(Data to examine Opens)

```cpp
struct GemmParams {
    const float *A, *B;
    float *C;
    int M, N, K;
    long lda, ldb, ldc;
    long sA, sB, sC;
    const float *scale, *bias, *res;
    long ldr, sR;
    int res_rows, res_cols;
    int relu;
    const float *gate;
    long ldg;
    float gate_scale;
    int Hin, Win, Cin, Hout, Wout, KH, KW, stride, pad;
    unsigned int bytesA, bytesB;
    const unsigned int *Bsplit;
    int kblocks;
    const unsigned int *Asplit;
    unsigned int drop_thresh;
    float drop_scale;
    unsigned int drop_k0, drop_k1, drop_stream;
    unsigned int drop_row0;
    const float *zeros, *ones;
};


int s2d_split_weights_launch(const float *W, int N, int K, long ldw, unsigned int *out, hipStream_t st, int bf16);
int s2d_launch_gemm_bf16x3(const GemmParams &p, bool conv, int batch, hipStream_t st, int f16);
bool s2d_gemm_small_m_ok(const GemmParams &p, bool conv, int batch, int f16);
int s2d_launch_gemm_small_m(const GemmParams &p, hipStream_t st);
```

Measured before the change: 174.7 clip-frames/s.

## Add A-stationary f16x3 GEMM kernel for short-K large-M matmuls

Adds a GEMM kernel for K of 64, 128 or 256 in which each wave loads its 32 A rows once, splits them into hi/lo f16 pairs held in registers, and then sweeps over a range of N tiles, streaming only the pre-split B through double-buffered LDS. Columns are divided across blocks so that roughly two blocks per CU are launched. This removes the repeated A loading and splitting that the generic tiled kernel does for every N tile. By default it is used only for K=256 GEMMs with no residual and a large M*N. The cost is high register pressure from keeping the split A in registers, and the dispatch condition uses getenv on every call without caching the result.

```diff
diff --git a/s2d_amd/csrc/gemm_astat.hip b/s2d_amd/csrc/gemm_astat.hip
--- /dev/null
+++ b/s2d_amd/csrc/gemm_astat.hip
@@ -0,0 +1,193 @@
+#include "common.h"
+#include "gemm_params.h"
+#include <stdlib.h>
+
+namespace {
+
+typedef float f32x2 __attribute__((ext_vector_type(2)));
+typedef unsigned int u32x4 __attribute__((ext_vector_type(4)));
+typedef __fp16 h16x2 __attribute__((ext_vector_type(2)));
+typedef _Float16 f16x8 __attribute__((ext_vector_type(8)));
+
+constexpr int BM = 128, BNT = 64, ROWW = 36, EPW = 68;
+constexpr int PLANE = BNT * ROWW + 32;
+constexpr int STAGE = 2 * PLANE;
+constexpr size_t LDS_BYTES = sizeof(unsigned int) * 2 * STAGE + sizeof(float) * 4 * 32 * EPW;
+
+__device__ __forceinline__ void split8(const f32x4 a, const f32x4 b, f16x8 &hi, f16x8 &lo)
+{
+    u32x4 h, l;
+    const f32x4 v[2] = {a, b};
+#pragma unroll
+    for (int i = 0; i < 2; ++i) {
+        const h16x2 h0 = __builtin_amdgcn_cvt_pkrtz(v[i][0], v[i][1]), h1 = __builtin_amdgcn_cvt_pkrtz(v[i][2], v[i][3]);
+        const f32x2 x0 = {v[i][0], v[i][1]}, x1 = {v[i][2], v[i][3]};
+        const f32x2 r0 = (x0 - __builtin_convertvector(h0, f32x2)) * 2048.f, r1 = (x1 - __builtin_convertvector(h1, f32x2)) * 2048.f;
+        const h16x2 l0 = __builtin_amdgcn_cvt_pkrtz(r0[0], r0[1]), l1 = __builtin_amdgcn_cvt_pkrtz(r1[0], r1[1]);
+        h[2 * i] = __builtin_bit_cast(unsigned int, h0); h[2 * i + 1] = __builtin_bit_cast(unsigned int, h1);
+        l[2 * i] = __builtin_bit_cast(unsigned int, l0); l[2 * i + 1] = __builtin_bit_cast(unsigned int, l1);
+    }
+    hi = __builtin_bit_cast(f16x8, h);
+    lo = __builtin_bit_cast(f16x8, l);
+}
+
+template <int KB>
+__global__ __launch_bounds__(256, 2) void gemm_f16x3_astat_kernel(GemmParams p, int nsplit, int cpw)
+{
+    constexpr int NST = KB / 2;
+    extern __shared__ __attribute__((aligned(16))) unsigned int lds[];
+    unsigned int *Bs = lds;
+    const int tid = threadIdx.x, lane = tid & 63, wave = tid >> 6;
+    float *ep = reinterpret_cast<float *>(lds + 2 * STAGE) + wave * 32 * EPW;
+    const int l32 = lane & 31, h = lane >> 5;
+    const int c16 = lane & 15, rr = lane >> 4;
+    const int tiles_n = (p.N + BNT - 1) / BNT;
+    const int tile_m = blockIdx.x / nsplit, part = blockIdx.x % nsplit;
+    const int m0 = tile_m * BM + wave * 32;
+    const int ct0 = part * cpw, ct1 = min(ct0 + cpw, tiles_n);
+    constexpr unsigned int OOB = 0xFFFFFFF0u;
+    const __amdgpu_buffer_rsrc_t rsA = __builtin_amdgcn_make_buffer_rsrc(const_cast<float *>(p.A), 0, (int)p.bytesA, 0x00020000);
+    const __amdgpu_buffer_rsrc_t rsB =
+        __builtin_amdgcn_make_buffer_rsrc(const_cast<unsigned int *>(p.Bsplit), 0, (int)((long)p.N * KB * 128L), 0x00020000);
+
+    const int bcol = tid >> 4, bw = tid & 15;
+    const unsigned int b_lds = ((bw >> 3) * PLANE + bcol * ROWW + (bw & 7) * 4);
+    constexpr int DIST = NST % 2 == 0 ? 2 : 1;
+    u32x4 rb[DIST][4];
+    auto load_stage = [&](int set, int ct, int kc) {
+#pragma unroll
+        for (int i = 0; i < 4; ++i) {
+            const int n = ct * BNT + bcol + 16 * i;
+            const unsigned int off = n < p.N ? (unsigned int)(((long)n * KB + 2 * kc) * 128L + bw * 16) : OOB;
+            rb[set][i] = __builtin_bit_cast(u32x4, __builtin_amdgcn_raw_buffer_load_b128(rsB, (int)off, 0, 0));
+        }
+    };
+    auto store_stage = [&](int set, int buf) {
+#pragma unroll
+        for (int i = 0; i < 4; ++i) *reinterpret_cast<u32x4 *>(&Bs[buf * STAGE + b_lds + 16 * i * ROWW]) = rb[set][i];
+    };
+    load_stage(0, ct0, 0);
+    if constexpr (DIST == 2) load_stage(1, ct0, 1);
+
+    f16x8 ah[2 * KB], al[2 * KB];
+#pragma unroll
+    for (int c = 0; c < NST; ++c) {
+        f32x4 t[8];
+#pragma unroll
+        for (int it = 0; it < 8; ++it) {
+            const int row = m0 + it * 4 + rr;
+            const unsigned int off = row < p.M ? (unsigned int)(((long)row * p.lda + c * 64 + c16 * 4) * 4L) : OOB;
+            t[it] = __builtin_bit_cast(f32x4, __builtin_amdgcn_raw_buffer_load_b128(rsA, (int)off, 0, 0));
+        }
+#pragma unroll
+        for (int it = 0; it < 8; ++it) *reinterpret_cast<f32x4 *>(&ep[(it * 4 + rr) * EPW + c16 * 4]) = t[it];
+#pragma unroll
+        for (int s = 0; s < 4; ++s) {
+            const f32x4 a = *reinterpret_cast<const f32x4 *>(&ep[l32 * EPW + 16 * s + 8 * h]);
+            const f32x4 b = *reinterpret_cast<const f32x4 *>(&ep[l32 * EPW + 16 * s + 8 * h + 4]);
+            split8(a, b, ah[c * 4 + s], al[c * 4 + s]);
+        }
+    }
+    store_stage(0, 0);
+    __syncthreads();
+
+    f32x16 accm[2], accx[2];
+#pragma unroll
+    for (int j = 0; j < 2; ++j)
+#pragma unroll
+        for (int r = 0; r < 16; ++r) { accm[j][r] = 0.f; accx[j][r] = 0.f; }
+
+    int buf = 0;
+    for (int ct = ct0; ct < ct1; ++ct) {
+#pragma unroll
+        for (int kc = 0; kc < NST; ++kc) {
+            const bool more = kc + 1 < NST || ct + 1 < ct1;
+            {
+                const int ctn = ct + (kc + DIST >= NST ? 1 : 0);
+                if (ctn < ct1) load_stage(kc % DIST, ctn, (kc + DIST) % NST);
+            }
+            const unsigned int *bs = &Bs[buf * STAGE + l32 * ROWW + 4 * h];
+#pragma unroll
+            for (int q = 0; q < 4; ++q) {
+                const unsigned int *bq = bs + (q >> 1) * PLANE + 8 * (q & 1);
+                const f16x8 bh0 = *reinterpret_cast<const f16x8 *>(bq), bl0 = *reinterpret_cast<const f16x8 *>(bq + 16);
+                const f16x8 bh1 = *reinterpret_cast<const f16x8 *>(bq + 32 * ROWW), bl1 = *reinterpret_cast<const f16x8 *>(bq + 32 * ROWW + 16);
+                const f16x8 a_h = ah[kc * 4 + q], a_l = al[kc * 4 + q];
+                accx[0] = __builtin_amdgcn_mfma_f32_32x32x16_f16(a_l, bh0, accx[0], 0, 0, 0);
+                accx[1] = __builtin_amdgcn_mfma_f32_32x32x16_f16(a_l, bh1, accx[1], 0, 0, 0);
+                accm[0] = __builtin_amdgcn_mfma_f32_32x32x16_f16(a_h, bh0, accm[0], 0, 0, 0);
+                accx[0] = __builtin_amdgcn_mfma_f32_32x32x16_f16(a_h, bl0, accx[0], 0, 0, 0);
+                accx[1] = __builtin_amdgcn_mfma_f32_32x32x16_f16(a_h, bl1, accx[1], 0, 0, 0);
+                accm[1] = __builtin_amdgcn_mfma_f32_32x32x16_f16(a_h, bh1, accm[1], 0, 0, 0);
+            }
+            if (more) store_stage((kc + 1) % DIST, buf ^ 1);
+            __syncthreads();
+            buf ^= 1;
+        }
+#pragma unroll
+        for (int tn = 0; tn < 2; ++tn)
+#pragma unroll
+            for (int r = 0; r < 16; ++r) {
+                ep[((r & 3) + 8 * (r >> 2) + 4 * h) * EPW + tn * 32 + l32] = accm[tn][r] + accx[tn][r] * (1.0f / 2048.0f);
+                accm[tn][r] = 0.f; accx[tn][r] = 0.f;
+            }
+        const int col = ct * BNT + c16 * 4;
+        if (col < p.N) {
+            f32x4 sc = {1.f, 1.f, 1.f, 1.f}, bi = {0.f, 0.f, 0.f, 0.f};
+            if (p.scale) sc = *reinterpret_cast<const f32x4 *>(p.scale + col);
+            if (p.bias) bi = *reinterpret_cast<const f32x4 *>(p.bias + col);
+#pragma unroll 4
+            for (int it = 0; it < 8; ++it) {
+                const int row = m0 + rr + it * 4;
+                if (row >= p.M) break;
+                f32x4 v = *reinterpret_cast<const f32x4 *>(&ep[(it * 4 + rr) * EPW + c16 * 4]);
+                v = v * sc + bi;
+                if (p.res && col < p.res_cols) v += *reinterpret_cast<const f32x4 *>(p.res + (long)(p.res_rows ? row % p.res_rows : row) * p.ldr + col);
+                if (p.relu) { v[0] = fmaxf(v[0], 0.f); v[1] = fmaxf(v[1], 0.f); v[2] = fmaxf(v[2], 0.f); v[3] = fmaxf(v[3], 0.f); }
+                *reinterpret_cast<f32x4 *>(p.C + (long)row * p.ldc + col) = v;
+            }
+        }
+    }
+}
+
+template <int KB>
+int launch_astat(const GemmParams &p, hipStream_t st)
+{
+    static S2dDevOnce attr_set;
+    static int cus = 0;
+    if (!attr_set.done()) {
+        if (hipFuncSetAttribute(reinterpret_cast<const void *>(gemm_f16x3_astat_kernel<KB>), hipFuncAttributeMaxDynamicSharedMemorySize,
+                                (int)LDS_BYTES) != hipSuccess)
+            return S2D_ERR_LAUNCH;
+        int dev = 0;
+        hipDeviceProp_t prop;
+        if (hipGetDevice(&dev) != hipSuccess || hipGetDeviceProperties(&prop, dev) != hipSuccess) return S2D_ERR_LAUNCH;
+        cus = prop.multiProcessorCount;
+        attr_set.mark();
+    }
+    const int tiles_m = cdiv(p.M, BM), tiles_n = cdiv(p.N, BNT);
+    int nsplit = cdiv(2 * cus, tiles_m);
+    nsplit = nsplit < 1 ? 1 : nsplit > tiles_n ? tiles_n : nsplit;
+    const int cpw = cdiv(tiles_n, nsplit);
+    nsplit = cdiv(tiles_n, cpw);
+    hipLaunchKernelGGL(gemm_f16x3_astat_kernel<KB>, dim3(tiles_m * nsplit), dim3(256), LDS_BYTES, st, p, nsplit, cpw);
+    S2D_CHECK_LAUNCH();
+    return S2D_OK;
+}
+
+}
+
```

(Data to examine Closes)

> [Task statement]
Filter the entries down to the lines containing "static". Copy each of those lines.

> [Answer space]
+    static S2dDevOnce attr_set;
+    static int cus = 0;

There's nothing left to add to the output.